What is needed is a copy of each line in the listing that contains "kTrialWaves".

Supplied material START

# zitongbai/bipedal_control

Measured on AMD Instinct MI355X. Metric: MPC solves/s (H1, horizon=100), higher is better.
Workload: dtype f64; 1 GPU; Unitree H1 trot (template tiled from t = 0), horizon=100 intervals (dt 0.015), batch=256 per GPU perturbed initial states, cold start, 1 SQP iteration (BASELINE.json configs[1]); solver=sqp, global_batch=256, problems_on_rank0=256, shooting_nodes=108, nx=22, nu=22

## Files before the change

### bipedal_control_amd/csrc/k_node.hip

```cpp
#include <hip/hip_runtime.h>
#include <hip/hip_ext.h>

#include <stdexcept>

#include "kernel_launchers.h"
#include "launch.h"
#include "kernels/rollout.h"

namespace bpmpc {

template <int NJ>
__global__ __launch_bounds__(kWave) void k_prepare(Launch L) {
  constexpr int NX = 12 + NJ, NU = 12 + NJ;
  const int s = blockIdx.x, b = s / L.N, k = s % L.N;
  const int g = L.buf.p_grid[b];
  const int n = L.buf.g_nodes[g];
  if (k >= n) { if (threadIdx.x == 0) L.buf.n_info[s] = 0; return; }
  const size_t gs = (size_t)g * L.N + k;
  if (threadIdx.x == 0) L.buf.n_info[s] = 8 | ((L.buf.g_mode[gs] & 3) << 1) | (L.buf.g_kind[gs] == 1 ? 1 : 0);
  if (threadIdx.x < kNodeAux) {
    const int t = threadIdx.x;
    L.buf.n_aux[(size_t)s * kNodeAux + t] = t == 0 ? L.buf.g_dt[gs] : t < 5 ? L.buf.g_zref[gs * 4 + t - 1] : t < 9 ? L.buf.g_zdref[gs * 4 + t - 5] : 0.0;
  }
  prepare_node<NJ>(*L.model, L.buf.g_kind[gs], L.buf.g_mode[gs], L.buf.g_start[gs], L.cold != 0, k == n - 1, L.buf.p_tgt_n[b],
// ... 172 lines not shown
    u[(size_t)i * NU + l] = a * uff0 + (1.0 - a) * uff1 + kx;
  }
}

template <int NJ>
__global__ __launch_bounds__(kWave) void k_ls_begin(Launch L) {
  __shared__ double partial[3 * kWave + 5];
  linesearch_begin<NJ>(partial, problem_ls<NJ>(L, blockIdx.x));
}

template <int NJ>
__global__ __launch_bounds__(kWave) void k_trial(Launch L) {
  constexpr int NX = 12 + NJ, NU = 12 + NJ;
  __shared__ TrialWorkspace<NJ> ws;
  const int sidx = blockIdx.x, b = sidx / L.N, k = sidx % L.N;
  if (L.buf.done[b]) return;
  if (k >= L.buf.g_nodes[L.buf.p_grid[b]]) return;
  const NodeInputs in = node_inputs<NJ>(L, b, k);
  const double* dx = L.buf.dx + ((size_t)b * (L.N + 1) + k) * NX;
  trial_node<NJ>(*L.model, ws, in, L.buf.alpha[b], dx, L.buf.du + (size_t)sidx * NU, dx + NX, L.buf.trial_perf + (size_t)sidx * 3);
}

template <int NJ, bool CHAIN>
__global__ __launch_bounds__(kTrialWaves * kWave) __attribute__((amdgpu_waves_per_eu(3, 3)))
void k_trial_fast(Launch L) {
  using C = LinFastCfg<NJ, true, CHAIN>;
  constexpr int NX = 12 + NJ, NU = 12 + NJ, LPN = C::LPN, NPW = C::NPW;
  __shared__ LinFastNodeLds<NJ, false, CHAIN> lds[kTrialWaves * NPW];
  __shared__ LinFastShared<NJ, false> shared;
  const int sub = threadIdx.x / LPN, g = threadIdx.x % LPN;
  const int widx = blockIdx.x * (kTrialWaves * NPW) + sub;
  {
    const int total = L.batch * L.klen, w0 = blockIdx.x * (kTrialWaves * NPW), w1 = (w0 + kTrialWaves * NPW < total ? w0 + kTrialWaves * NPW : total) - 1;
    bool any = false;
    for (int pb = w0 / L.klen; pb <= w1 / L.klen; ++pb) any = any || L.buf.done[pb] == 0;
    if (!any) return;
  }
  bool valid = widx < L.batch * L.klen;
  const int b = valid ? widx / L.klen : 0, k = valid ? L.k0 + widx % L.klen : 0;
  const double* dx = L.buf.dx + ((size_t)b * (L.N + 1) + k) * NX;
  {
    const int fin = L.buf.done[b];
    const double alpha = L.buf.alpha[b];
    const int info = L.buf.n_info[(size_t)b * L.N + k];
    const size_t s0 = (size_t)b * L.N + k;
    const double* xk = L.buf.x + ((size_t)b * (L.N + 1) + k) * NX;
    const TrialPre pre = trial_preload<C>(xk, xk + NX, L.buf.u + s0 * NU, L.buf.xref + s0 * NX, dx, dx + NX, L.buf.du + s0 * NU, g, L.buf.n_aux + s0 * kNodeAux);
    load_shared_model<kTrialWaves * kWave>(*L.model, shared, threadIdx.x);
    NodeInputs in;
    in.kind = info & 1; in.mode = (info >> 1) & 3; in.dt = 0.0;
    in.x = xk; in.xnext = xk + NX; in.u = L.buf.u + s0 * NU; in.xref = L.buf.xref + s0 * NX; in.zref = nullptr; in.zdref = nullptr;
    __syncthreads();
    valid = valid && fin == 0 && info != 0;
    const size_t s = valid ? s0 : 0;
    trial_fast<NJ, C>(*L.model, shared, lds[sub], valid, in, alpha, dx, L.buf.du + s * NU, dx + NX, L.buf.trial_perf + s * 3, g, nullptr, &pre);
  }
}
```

Supplied material END

- _Task output_
__global__ __launch_bounds__(kTrialWaves * kWave) __attribute__((amdgpu_waves_per_eu(3, 3)))
  __shared__ LinFastNodeLds<NJ, false, CHAIN> lds[kTrialWaves * NPW];
  const int widx = blockIdx.x * (kTrialWaves * NPW) + sub;
    const int total = L.batch * L.klen, w0 = blockIdx.x * (kTrialWaves * NPW), w1 = (w0 + kTrialWaves * NPW < total ? w0 + kTrialWaves * NPW : total) - 1;
    load_shared_model<kTrialWaves * kWave>(*L.model, shared, threadIdx.x);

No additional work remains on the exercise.